New models to classify the probability of presenting with NPSL have been designed and validated for research and for use in the clinician's work. Among these, we highlight that of Bortoluzzi, et al., in which it is based on the premise that SLENP is a diagnosis of exclusion, using an algorithm that provides a probability score, ranging from 0 to 10. This algorithm considers four items, three of which were similar to those used by the ACR. The items include the temporal relationship of neuropsychiatric events with the diagnosis of SLE, the recognition of confounding factors, the presence of minor or common neuropsychiatric events and the presence of SLE risk factors suggested by the EULAR (active SLE and the presence of anti-phospholipid antibodies). Based on the probability score generated, patients are considered to experience non-neuropsychiatric events (score <3), undefined events (score between 3-6), or neuropsychiatric events attributable to SLE (score >6) (Table 5) [12].

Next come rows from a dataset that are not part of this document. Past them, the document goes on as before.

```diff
+int launch_conv3d_close_up(const ConvDesc& d, const ConvWeights& w, const Act& r, const double* st_r, const float* e0,
+                           const double* st_e0, const Act& u0, double* st_u0, hipStream_t s) {
+  CloseArgs a;
+  if (close_args(w, r, st_r, e0, st_e0, u0, st_u0, &a)) return 1;
+  JH_REQUIRE(u0.D == 2 * r.D && u0.H == 2 * r.H && u0.W == 2 * r.W && r.D % 2 == 0 && r.H % 4 == 0 && r.W % 16 == 0,
+             "close + upsample: whole 2 x 4 x 16 tiles (v2v_close_shape)");
+  JH_REQUIRE(d.nphase == 8 && conv3d_tile_class(d, w.cout_p16, false, r.D, r.H, r.W) == 0,
+             "close + upsample: the layer's tile on the general path is 2 x 4 x 16");
+  const int k8 = a.Cp / 8, ncb = w.cout_p16 / 16;
+  const int tiles = (r.D / 2) * (r.H / 4) * (r.W / 16);
+  int nph = 8;
+  while (nph > 1 && (long)tiles * r.N * (8 / nph) < 512) nph >>= 1;
+  const dim3 grid(tiles, 8 / nph, r.N);
+#define JH_CU(K8V, NCBV)                                                                                          \
+  if (k8 == K8V && ncb == NCBV) {                                                                                 \
+    hipLaunchKernelGGL((conv3d_close_up_kernel<K8V, NCBV>), grid, dim3(256), 0, s, a, nph);                       \
+    JH_CHECK_HIP(hipGetLastError());                                                                              \
+    return 0;                                                                                                     \
+  }
+  JH_CU(3, 1) JH_CU(12, 3) JH_CU(15, 4)
+#undef JH_CU
+  JH_REQUIRE(false, "close + upsample: no kernel for this channel count");
+}
+
+}
diff --git a/jarvis-hybridnet_amd/csrc/conv_host.hip b/jarvis-hybridnet_amd/csrc/conv_host.hip
--- a/jarvis-hybridnet_amd/csrc/conv_host.hip
+++ b/jarvis-hybridnet_amd/csrc/conv_host.hip
@@ -143,6 +143,16 @@
   return best;
 }
 
+int conv3d_tile_class(const ConvDesc& d, int cout_p16, bool heavy_staging, int Dout, int Hout, int Wout) {
+  const int taps = d.k * d.k * (d.nd == 3 ? d.k : 1);
+  const int nr_form = pick_nr(cout_p16 / 16, taps, heavy_staging, 1L << 40);
+  const long tiles_big = (long)((Dout + 1) / 2) * ((Hout + 3) / 4) * ((Wout + 15) / 16) *
+                         d.nphase * ((cout_p16 / 16 + nr_form - 1) / nr_form);
+  int small = tiles_big < 16 ? 1 : 0;
+  if (!small && d.k == 3 && d.stride == 1 && tiles_big >= 256) small = 2;
+  return small;
+}
+
 int launch_conv(const ConvDesc& d, const ConvWeights& w, const Act& x, const Act& y,
                 const float* gate, double* stats, hipStream_t s, const InNorm* in, const SeGate* se) {
   JH_REQUIRE(x.Cp == w.cin_p || (x.Cp == 4 && w.cin_p == 8), "conv input channel padding mismatch");
@@ -209,12 +219,8 @@
     if (d.k == 3 && d.stride <= 2) return conv_launch_2d_k3(a, d.stride, nr, small, budget, s);
     if (d.k == 5 && d.stride <= 2) return conv_launch_2d_k5(a, d.stride, nr, small, budget, s);
   } else {
-    const int nr_form = pick_nr(w.cout_p16 / 16, taps,
-                                (in && in->stats && in->act == ACT_SILU) || gate || (se && se->pool), 1L << 40);
-    const long tiles_big = (long)((a.Dout + 1) / 2) * ((a.Hout + 3) / 4) * ((a.Wout + 15) / 16) *
-                           a.nphase * ((w.cout_p16 / 16 + nr_form - 1) / nr_form);
-    int small = tiles_big < 16 ? 1 : 0;
-    if (!small && d.k == 3 && d.stride == 1 && tiles_big >= 256) small = 2;
+    const int small = conv3d_tile_class(d, w.cout_p16, (in && in->stats && in->act == ACT_SILU) || gate || (se && se->pool),
+                                        a.Dout, a.Hout, a.Wout);
     if (d.k == 1 && d.stride == 1) return conv_launch_3d_k1(a, nr, small, budget, s);
     if (d.k == 2 && d.stride == 2) return conv_launch_3d_k2s2(a, nr, small, budget, s);
     if (d.k == 3 && d.stride <= 2) return conv_launch_3d_k3(a, d.stride, nr, small, budget, s);
diff --git a/jarvis-hybridnet_amd/csrc/jh_common.h b/jarvis-hybridnet_amd/csrc/jh_common.h
--- a/jarvis-hybridnet_amd/csrc/jh_common.h
+++ b/jarvis-hybridnet_amd/csrc/jh_common.h
@@ -290,6 +290,11 @@
 int launch_conv3d_out_fold(const ConvWeights& w, const Act& r_dec, const double* st_dec, const float* u0,
                            const double* st_u0, const float* r_skip, const double* st_skip, const float* f1,
                            const Act& y, hipStream_t s);
+bool v2v_close_shape(int J, int G);
+bool v2v_close_applies(int J, int G);
+int launch_conv3d_close_up(const ConvDesc& d, const ConvWeights& w, const Act& r, const double* st_r, const float* e0,
+                           const double* st_e0, const Act& u0, double* st_u0, hipStream_t s);
+int conv3d_tile_class(const ConvDesc& d, int cout_p16, bool heavy_staging, int Dout, int Hout, int Wout);
 inline unsigned short bf16_rne(float f) {
   unsigned u;
   std::memcpy(&u, &f, 4);
diff --git a/jarvis-hybridnet_amd/csrc/nets.hip b/jarvis-hybridnet_amd/csrc/nets.hip
--- a/jarvis-hybridnet_amd/csrc/nets.hip
+++ b/jarvis-hybridnet_amd/csrc/nets.hip
@@ -521,6 +521,24 @@
   if (new_act(T, Gh, Gh, Gh, 2 * J, &f0)) return 1;
   if (add_conv(pm, conv_desc(3, 3, 2, 1, J, 2 * J), pre + "front_layers.0.block.0.weight",
                pre + "front_layers.0.block.0.bias", false, input, f0, nullptr, true, &st)) return 1;
+  const bool close = v2v_close_applies(J, G);
+  auto close_layer = [&](const ConvDesc& d, const std::string& key, bool transposed, int in_px, int Dy,
+                         const ConvLayer** out) -> int {
+    const float *w = nullptr, *b = nullptr;
+    if (get(pm, key + "weight", (size_t)d.cin * d.cout * 8, &w)) return 1;
+    if (get(pm, key + "bias", d.cout, &b)) return 1;
+    ConvUse use;
+    use.desc = d; use.desc.latency_class = norm_block_kb == 0 ? 1 : 0;
+    use.transposed = transposed; use.has_bias = true; use.want_stats = true; use.precision = precision;
+    use.in_px = in_px;
+    layers_.emplace_back();
+    *out = &layers_.back();
+    if (make_conv_layer(use, w, b, Dy, Dy, Dy, &layers_.back())) return 1;
+    JH_REQUIRE((*out)->choice.form == ConvForm::Mfma && (*out)->choice.layout == WeightLayout::Plain,
+               "close: the k2 s2 layer's weight layout");
+    bytes_ += (*out)->device_bytes();
+    return 0;
+  };
   if (res_block(pm, pre + "front_layers.1.", 2 * J, f0, nullptr, &f1, (long)st)) return 1;
   const std::string e = pre + "encoder_decoder.";
   const bool fold = v2v_fold_applies(J, G);
@@ -529,10 +547,26 @@
   if (new_act(T, Gq, Gq, Gq, 4 * J, &e0)) return 1;
   if (add_conv(pm, conv_desc(3, 2, 2, 0, 2 * J, 4 * J), e + "encoder_pool1.block.0.weight",
                e + "encoder_pool1.block.0.bias", false, f1, e0, nullptr, true, &st)) return 1;
-  if (res_block(pm, e + "mid_res.", 4 * J, e0, nullptr, &e1, (long)st)) return 1;
+  const size_t st_e0 = st;
+  size_t st_rm = 0;
+  if (res_block(pm, e + "mid_res.", 4 * J, e0, nullptr, &e1, (long)st, close ? &st_rm : nullptr)) return 1;
   if (new_act(T, Gh, Gh, Gh, 2 * J, &u0)) return 1;
-  if (add_conv(pm, deconv3d_k2s2_desc(4 * J, 2 * J), e + "decoder_upsample1.block.0.weight",
-               e + "decoder_upsample1.block.0.bias", true, e1, u0, nullptr, true, &st)) return 1;
+  if (!close) {
+    if (add_conv(pm, deconv3d_k2s2_desc(4 * J, 2 * J), e + "decoder_upsample1.block.0.weight",
+                 e + "decoder_upsample1.block.0.bias", true, e1, u0, nullptr, true, &st)) return 1;
+  } else {
+    const ConvLayer* layer = nullptr;
+    if (close_layer(deconv3d_k2s2_desc(4 * J, 2 * J), e + "decoder_upsample1.block.0.", true, e1.Cp, Gh, &layer)) return 1;
+    st = scratch((size_t)T * u0.Cp * kStatW);
+    const size_t st_up = st;
+    const double vox = (double)T * e1.pixels();
+    char nm[96];
+    snprintf(nm, sizeof nm, "conv3d_k2s2Tclose_%dx%d@%d", 4 * J, 2 * J, Gh);
+    push(nm, 2.0 * vox * 8 * 4 * J * 2 * J, 4.0 * (vox * (2.0 * e1.Cp + 8.0 * u0.Cp) + 8.0 * 4 * J * 2 * J),
+         [this, layer, e1, e0, u0, st_rm, st_e0, st_up](hipStream_t s) {
+      return launch_conv3d_close_up(layer->desc, layer->w, e1, sc(st_rm), e0.p, sc(st_e0), u0, sc(st_up), s);
+    });
+  }
   const size_t st_u0 = st;
   if (res_block(pm, e + "decoder_res1.", 2 * J, u0, skip.p, &d1, (long)st, fold ? &st_dec : nullptr)) return 1;
   if (new_act(T, Gh, Gh, Gh, J, &output)) return 1;
```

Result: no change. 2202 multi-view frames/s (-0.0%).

Table 5: Diagnostic model.

Another contribution in this sense is that of Magro-Checa et al., which involves a battery of neuropsychological, laboratory and radiological examinations performed by a multidisciplinary team of rheumatologists, neurologists, psychiatrists and specialists in vascular medicine. In this model, confirmation of neuropsychiatric events attributed to SLE was dependent on follow-up reevaluation, as 13.8% of neuropsychiatric events were initially misclassified. Both Bortoluzzi et al., and Magro- Checa et al., concluded that diffuse and minor neuropsychiatric events attributed to SLE were difficult to determine in their models, and noted persistent challenges in developing attribution models for NPSLE.

Conclusion

NPSLE is an entity with a pathophysiology that is not entirely clear; it involves various manifestations in the central and peripheral nervous system. Recent models have identified potential screening modalities, including screening tools and biomarkers, and novel therapeutic approaches, that may improve diagnosis and treatment. MRI images and special techniques are powerful tools that show structural differences, however more studies are required that include a large enough sample to validate these changes. Despite the enigmatic nature of the LESNP, these contributions have allowed us to better understand the behavior of this entity and open new perspectives in its study.

Conflict of Interest

There is no conflict of interest on the part of the authors.